The node or nodes that the job was running on had a problem.

OUT_OF_MEMORY

OOM

The job tried to use more memory than was requested through the scheduler.

PENDING

PD

Job is queued, so it is not yet running. Look at the Jobs that never start section for details on why jobs can remain in pending state.

RUNNING

R 

Job has been allocated resources, and is currently running.

TIMEOUT

TO

Job exited because it reached its walltime limit.

Slurm Job Reasons

If your job is pending, the squeue command will show a "reason" why it is unable to run. Some of these reasons are detailed below, but please reference Job Reason Codes in the squeue manual for more detail. 

Job Reason

Meaning

Job Reason

Meaning

AssocGrpMemLimit

The job cannot run because you are currently using the maximum amount of memory allowed overall per user (12TiB). A similar reason will be seen if you have hit the maximum amount of cores allowed to be used at one type per user (1500 cores).
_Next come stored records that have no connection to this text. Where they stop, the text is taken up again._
# UWRobotLearning/WheeledLab

Measured on AMD Instinct MI355X. Metric: env steps/sec (whole node), drift task @ 4096 envs/GPU, higher is better.
Workload: dtype f32; 1 GPU; drift task, 4096 envs/GPU, flat terrain, fused step kernel, synthetic actions in HBM; envs_per_gpu=4096, total_envs=4096, parallelism=env-shard x1

## Files before the change

wheeledlab_amd/csrc/wl_drift.hip:

```cpp
#include "wl_drift_env.h"

namespace {

constexpr int kHotArgBytes = 56;

template <int LANES, class Ground, bool UNROLL = true, int DRIVE = -1, int QB = kBlock, bool STREAM = false>
__global__ void __launch_bounds__(kBlock, LANES == 4 ? WL_MIN_WAVES : (UNROLL ? WL_LANE_WAVES : WL_LOWREG_WAVES)) drift_step_kernel(float* __restrict__ state, int32_t* __restrict__ episode_len,
                                                            const float2* __restrict__ actions, const int stride,
                                                            const int n_envs, const int env_offset, const uint64_t seed,
                                                            const uint64_t step, const WlDriftParams p_arg,
                                                            const VehDerived vd_arg, const WlEnvBuffers b_arg,
                                                            const float* __restrict__ noise, const WlStepOut out,
                                                            const Ground ground, const MetricSlots slots) {
    constexpr int kEnvs = QB / LANES;
    WlDriftParams p = p_arg;
    VehDerived vd = vd_arg;
    WlEnvBuffers b = b_arg;
    b.state = state;
    b.episode_len = episode_len;
    b.stride = stride;
    b.n_envs = n_envs;
    b.env_offset = env_offset;
    __shared__ float tile[LANES == 1 ? kEnvs * kObsPad : 1];
    __shared__ float wave_metrics[LANES == 1 ? (QB / 64) * WL_M_COUNT : 1];
// ... 12 lines not shown
        float dr_mass, dr_mu_s, dr_mu_d, dr_damp;
        dr_mass = S.ld(WL_S_MASS, e), dr_mu_s = S.ld(WL_S_MU_S, e), dr_mu_d = S.ld(WL_S_MU_D, e), dr_damp = S.ld(WL_S_DAMP, e);
        load_rows<LANES>(S, b, p, e, wid, r);
        const uint32_t gid = (uint32_t)(b.env_offset + e);
        float* tile_w = tile + (LANES == 1 ? wave * 64 * kObsPad : 0);
        if constexpr (LANES == 4) {
            uint32_t kw[(sizeof(WlDriftParams) + sizeof(VehDerived)) / 4];
            kernarg_vector_words(kHotArgBytes, kw);
            int go = 1;
            asm volatile("" : "+s"(go) : : "memory");
            if (go) {
                StepDraws pre = draw_step_raw(gid, step, seed, wid);
                kernarg_words_landed(kw);
                __builtin_memcpy(&p, kw, sizeof(WlDriftParams));
                __builtin_memcpy(&vd, kw + sizeof(WlDriftParams) / 4, sizeof(VehDerived));
                keep_scalar_fields(p, p_arg);
                vd.n_sub = uniform_i32(vd.n_sub);
                ref_pose_request(pre, b.ref_poses, p.num_ref_points);
                env_const_rows(ec, p.vehicle, vd, dr_mass, dr_mu_s, dr_mu_d, dr_damp);
                drift_env_step<LANES>(p, b, vd, ground, S, ec, r, a, noise, out, e, wid, lead, gid, seed, step, tile_w, ms, nullptr, &pre);
            }
        } else {
            env_const_rows(ec, p.vehicle, vd, dr_mass, dr_mu_s, dr_mu_d, dr_damp);
            drift_env_step<LANES, UNROLL, DRIVE>(p, b, vd, ground, S, ec, r, a, noise, out, e, wid, lead, gid, seed, step, tile_w, ms);
        }
        store_rows<LANES>(S, b, p, e, wid, lead, r);
    }
    if (b.metrics_slots > 1) clear_metric_slot(b, slots.next);
    if constexpr (LANES == 1) {
        const int wave_env0 = blockIdx.x * kEnvs + wave * 64;
        if (wave_env0 < b.n_envs) flush_obs_wave<kStreaming>(tile + wave * 64 * kObsPad, out.obs, wave_env0, b.n_envs);
        ms.close();
    }
}
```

AssocGrpCPURunMinutesLimit

The Lab might have reached its allocatable CPU hour limit; this might happen if few users in the Lab have allocated thousands of medium jobs (2~5 days) or hundreds of longer jobs.

Dependency

The job can't start until a job dependency finishes.

JobHeldAdmin

The job will stay pending, as it has been held by an administrator.

JobHeldUser

The job will stay pending, as it has been held by the user.

NodeDown

A node that the job requires is in "down" state, meaning that the node can't be currently used.

Priority

Your job has lower priority than others in the queue. The jobs with higher priority must dispatch first.

QOSMaxJobsPerUserLimit

This job is unable to run because you have submittted more jobs of a certain type (e.g. >2 jobs in interactive partition, or >2 jobs in priority partition) than are allowed to run at one time. The "QOS" refers to "quality of service", through which these number of concurrent jobs are limited. For example, you will see this reason if you try to have more than two jobs running one time in the interactive partition.

ReqNodeNotAvail

A node that the job requests using cannot currently accept jobs. ReqNodeNotAvail is a generic reason; in the simplest case, it means that the node is fully in use and is unable to run any more jobs. In other scenarios, this reason can indicate that there is a problem with the node.
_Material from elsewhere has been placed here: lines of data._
# bruniss/multi-task-3d-resencoder-unet

Hardware: AMD Instinct MI355X
Metric: train patches/sec (b,c,z,y,x) ResEncM 1x128^3 (higher is better)
Workload: dtype bf16; 1 GPU; cfg2: ResEncM (6 stages, feats [32, 64, 128, 256, 512, 512], blocks [1, 3, 4, 6, 6, 6]), 1-in, heads ['sheet'], patch 128x128x128, batch 2/GPU, full train step (fwd+loss+bwd+allreduce+clip+AdamW); global_batch=2, parallelism=dp1

## Files before the change

multi-task-3d-resencoder-unet_amd/csrc/build.py:

```python
import os
import subprocess
import sys

HERE = os.path.dirname(os.path.abspath(__file__))
SOURCES = ["rx_runtime.hip", "rx_instnorm.hip", "rx_head.hip", "rx_stem.hip", "rx_pack_optim.hip", "rx_igemm.hip", "rx_wgrad.hip", "rx_wgrad_halo.hip", "rx_conv_halo.hip", "rx_stem_wgrad.hip", "rx_loss.hip", "rx_se.hip", "rx_dgrad_s2.hip", "rx_prog.hip", "rx_pointwise.hip", "rx_infer.hip", "rx_augment.hip", "rx_geometry.hip"]
HEADERS = ["rx_common.h", "rx_internal.h", "rx_reduce.h", "rx_prog.h", os.path.join("..", "..", "include", "rxunet.h")]
LIB = os.path.join(HERE, "librxunet.so")
HIPCC = os.environ.get("HIPCC", "/opt/rocm/bin/hipcc")
FLAGS = ["-O3", "--offload-arch=gfx950", "-std=c++17", "-fPIC", "-Wno-unused-result"]


def _stale(target, deps):
    if not os.path.exists(target):
        return True
    t = os.path.getmtime(target)
    return any(os.path.getmtime(d) > t for d in deps)


def build(force=False, verbose=True):
    hdrs = [os.path.join(HERE, h) for h in HEADERS] + [os.path.abspath(__file__)]
    objs = []
    procs = []
    for src in SOURCES:
        obj = os.path.join(HERE, src.replace(".hip", ".o"))
        objs.append(obj)
        if force or _stale(obj, [os.path.join(HERE, src)] + hdrs):
            cmd = [HIPCC] + FLAGS + ["-c", os.path.join(HERE, src), "-o", obj]
            if verbose:
                print(" ".join(cmd), flush=True)
            procs.append((src, subprocess.Popen(cmd, cwd=HERE)))
    for src, p in procs:
        if p.wait() != 0:
            raise RuntimeError(f"hipcc failed on {src}")
    if force or procs or _stale(LIB, objs):
        cmd = [HIPCC, "--offload-arch=gfx950", "-shared", "-fPIC", "-o", LIB] + objs
        if verbose:
            print(" ".join(cmd), flush=True)
        subprocess.check_call(cmd, cwd=HERE)
    return LIB


if __name__ == "__main__":
    print(build(force="--force" in sys.argv))
```

multi-task-3d-resencoder-unet_amd/csrc/rx_internal.h:

```cpp
#pragma once
#include "rx_common.h"

int rx_note_seq(void);

int rx_conv_halo_try(rx_dtype dt, const rx_act* in, const void* w, const float* bias, const rx_act* out, int flip, int accumulate,
                     hipStream_t st, float* stat_part, size_t stat_bytes, int* stat_chunks, const RxBwdStat* bs);
int rx_pointwise_try(rx_dtype dt, const rx_act* in, const void* w, const float* bias, const rx_act* out, const int32_t stride[3],
                     int accumulate, hipStream_t st);
int rx_dgrad_s2_halo_try(rx_dtype dt, const rx_act* dy, const void* w_bwd, const rx_act* dx, int accumulate, hipStream_t st);

size_t rx_wgrad_halo_ws_bytes(const rx_act* x, const rx_act* dy);
int rx_wgrad_halo_try(rx_dtype dt, const rx_act* x, const rx_act* dy, const int32_t stride[3], float* dw, void* ws, size_t ws_bytes,
                      hipStream_t st);
void rx_wgrad_reduce_launch(const float* slab, int S, int T_, int R, int C, float* dw, hipStream_t st);

int rx_stem_fwd_mfma_try(rx_dtype dt, const float* x, int n, int cin, int z, int y, int xx, const float* w, const float* bias,
                         const rx_act* out, const int32_t kernel[3], hipStream_t st, float* stat_part, size_t stat_bytes, int* stat_chunks);
int rx_stem_wgrad_mfma_try(rx_dtype dt, const float* x, int n, int cin, int z, int y, int xx, const rx_act* dy, const int32_t kernel[3],
                           float* partial, int max_blocks, int* nblocks_out, hipStream_t st);

void rx_colreduce_finalize_launch(hipStream_t st, const float* partial, int N, int nchunks, int nacc, int C, double V, float eps, int mode,
                                  float* out);
void rx_stats_finalize_launch(const float* partial, int N, int nchunks, int C, double V, float eps, float* stats, hipStream_t st);
void rx_inbwd_fused_finalize_launch(const float* partial, int N, int nchunks, int C, double V, const float* stats, float* m12, hipStream_t st);
```

multi-task-3d-resencoder-unet_amd/csrc/rx_wgrad.hip:

```cpp
#include <stdlib.h>

#include "rx_common.h"
#include "rx_internal.h"


struct WgradGeom {
  int Qz, Qy, Qx, Vq, NQ;
  int R, ldg;
  long g_ss;
  int Zx, Yx, Xx, Cc, ldx;
  long x_ss;
  int isz, isy, isx;
  int ntaps, ksplit, q_per_split, tiles_c;
  RxTap taps[RX_MAX_TAPS];
};


typedef __attribute__((address_space(3))) s16x4 lds_s16x4;

template <typename T>
__device__ inline u32x4 fetch_frag(const T* panel, int ks, int lane) {
  if constexpr (sizeof(T) == 2) {
    const int g16 = lane >> 4, half = g16 & 1, h = g16 >> 1, l15 = lane & 15, q4 = l15 >> 2, p4 = l15 & 3;
    const T* a0 = panel + (ks * 16 + 8 * h + q4) * 32 + 16 * half + 4 * p4;
    s16x4 t0 = __builtin_amdgcn_ds_read_tr16_b64_v4i16((lds_s16x4*)(a0));
    s16x4 t1 = __builtin_amdgcn_ds_read_tr16_b64_v4i16((lds_s16x4*)(a0 + 4 * 32));
    u32x2 lo = __builtin_bit_cast(u32x2, t0), hi = __builtin_bit_cast(u32x2, t1);
    return u32x4{lo[0], lo[1], hi[0], hi[1]};
  } else {
    const int i = lane & 31, h = lane >> 5;
    const T* a0 = panel + (ks * 8 + 4 * h) * 32 + i;
    f32x4 v = {a0[0], a0[32], a0[64], a0[96]};
    return __builtin_bit_cast(u32x4, v);
  }
}

template <typename T, int BR, int BC>
__global__ __launch_bounds__(256) void wgrad_kernel(const T* __restrict__ gt, const T* __restrict__ xt, float* __restrict__ slab,
                                                    const WgradGeom g) {
  constexpr int P = Elem<T>::PER16;
  constexpr int NR = BR / 32, NC = BC / 32;
  constexpr int GV = 64 * BR / P / 256;
  constexpr int XV = 64 * BC / P / 256;
  constexpr int KSTEPS = sizeof(T) == 2 ? 4 : 8;
  constexpr int TILE_ELEMS = 64 * (BR + BC);
  extern __shared__ __attribute__((aligned(16))) unsigned char smem[];
  T* sbuf = reinterpret_cast<T*>(smem);

  const int tid = threadIdx.x, lane = tid & 63, wave = tid >> 6;
  const int tile_r = blockIdx.x / g.tiles_c, tile_c = blockIdx.x - tile_r * g.tiles_c;
  const int r0 = tile_r * BR, c0 = tile_c * BC;
  const RxTap tp = g.taps[blockIdx.y];
  const int q_begin = blockIdx.z * g.q_per_split;
  const int q_end = min(g.NQ, q_begin + g.q_per_split);

  u32x4 gr[GV], xr[XV];
  auto load_tile = [&](int q0) {
#pragma unroll
    for (int j = 0; j < GV; ++j) {
      const int i = tid + 256 * j, vox = i / (BR / P), cv = i - vox * (BR / P);
      const int q = q0 + vox;
      u32x4 v = u32x4{0u, 0u, 0u, 0u};
      if (q < q_end) {
        const int n = q / g.Vq, vq = q - n * g.Vq;
        v = *reinterpret_cast<const u32x4*>(gt + n * g.g_ss + (long)vq * g.ldg + r0 + cv * P);
      }
      gr[j] = v;
    }
#pragma unroll
    for (int j = 0; j < XV; ++j) {
      const int i = tid + 256 * j, vox = i / (BC / P), cv = i - vox * (BC / P);
      const int q = q0 + vox;
      u32x4 v = u32x4{0u, 0u, 0u, 0u};
      if (q < q_end) {
        const int n = q / g.Vq, vq = q - n * g.Vq;
        const int qx = vq % g.Qx, t = vq / g.Qx;
        const int qy = t % g.Qy, qz = t / g.Qy;
        const int z = qz * g.isz + tp.dz, y = qy * g.isy + tp.dy, x = qx * g.isx + tp.dx;
        if ((unsigned)z < (unsigned)g.Zx && (unsigned)y < (unsigned)g.Yx && (unsigned)x < (unsigned)g.Xx)
          v = *reinterpret_cast<const u32x4*>(xt + n * g.x_ss + ((long)(z * g.Yx + y) * g.Xx + x) * g.ldx + c0 + cv * P);
      }
      xr[j] = v;
    }
  };
  auto store_tile = [&](int buf) {
    T* base = sbuf + buf * TILE_ELEMS;
#pragma unroll
    for (int j = 0; j < GV; ++j) {
      const int i = tid + 256 * j, vox = i / (BR / P), cv = i - vox * (BR / P);
      const int c = cv * P;
      *reinterpret_cast<u32x4*>(base + ((c >> 5) * 64 + vox) * 32 + (c & 31)) = gr[j];
    }
    T* xb = base + 64 * BR;
#pragma unroll
    for (int j = 0; j < XV; ++j) {
      const int i = tid + 256 * j, vox = i / (BC / P), cv = i - vox * (BC / P);
      const int c = cv * P;
      *reinterpret_cast<u32x4*>(xb + ((c >> 5) * 64 + vox) * 32 + (c & 31)) = xr[j];
    }
  };

  f32x16 acc[NR][NC];
#pragma unroll
  for (int a = 0; a < NR; ++a)
#pragma unroll
    for (int b = 0; b < NC; ++b)
#pragma unroll
      for (int r = 0; r < 16; ++r) acc[a][b][r] = 0.f;

  if (q_begin < q_end) {
    load_tile(q_begin);
    store_tile(0);
  }
  __syncthreads();
  int it = 0;
  for (int q0 = q_begin; q0 < q_end; q0 += 64, ++it) {
    const int buf = it & 1;
    if (q0 + 64 < q_end) load_tile(q0 + 64);
    const T* base = sbuf + buf * TILE_ELEMS;
#pragma unroll
    for (int kk = 0; kk < KSTEPS / 4; ++kk) {
      const int ks = wave + 4 * kk;
      u32x4 af[NR], bf[NC];
#pragma unroll
      for (int a = 0; a < NR; ++a) af[a] = fetch_frag<T>(base + a * 64 * 32, ks, lane);
#pragma unroll
      for (int b = 0; b < NC; ++b) bf[b] = fetch_frag<T>(base + 64 * BR + b * 64 * 32, ks, lane);
#pragma unroll
      for (int a = 0; a < NR; ++a)
#pragma unroll
        for (int b = 0; b < NC; ++b) Mma<T>::run(acc[a][b], af[a], bf[b]);
    }
    if (q0 + 64 < q_end) store_tile(buf ^ 1);
    __syncthreads();
  }

  float* red = reinterpret_cast<float*>(smem);
  const int col = lane & 31, fh = lane >> 5;
#pragma unroll
  for (int a = 0; a < NR; ++a)
#pragma unroll
    for (int b = 0; b < NC; ++b)
#pragma unroll
      for (int r = 0; r < 16; ++r) {
        const int row = (r & 3) + 8 * (r >> 2) + 4 * fh;
        red[(((wave * NR + a) * NC + b) * 32 + row) * 32 + col] = acc[a][b][r];
      }
  __syncthreads();
  float* out = slab + ((long)blockIdx.z * g.ntaps + blockIdx.y) * g.R * g.Cc;
  for (int i = tid; i < NR * NC * 1024; i += 256) {
    const int blk = i >> 10, rc = i & 1023, row = rc >> 5, cc = rc & 31;
    const int a = blk / NC, b = blk - a * NC;
    float s = red[i] + red[i + NR * NC * 1024] + red[i + 2 * NR * NC * 1024] + red[i + 3 * NR * NC * 1024];
    out[(long)(r0 + a * 32 + row) * g.Cc + c0 + b * 32 + cc] = s;
  }
}
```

ReqNodeNotAvail, UnavailableNodes:

This job reason is most commonly seen when there is an upcoming reservation for a maintenance window. Reservations are used to ensure that the required resources are available during a specific time frame. RC uses reservations to reserve all the nodes in the cluster during times when maintenance will be done, so no user jobs will be affected.

Resources

The required resources for running this job are not yet available.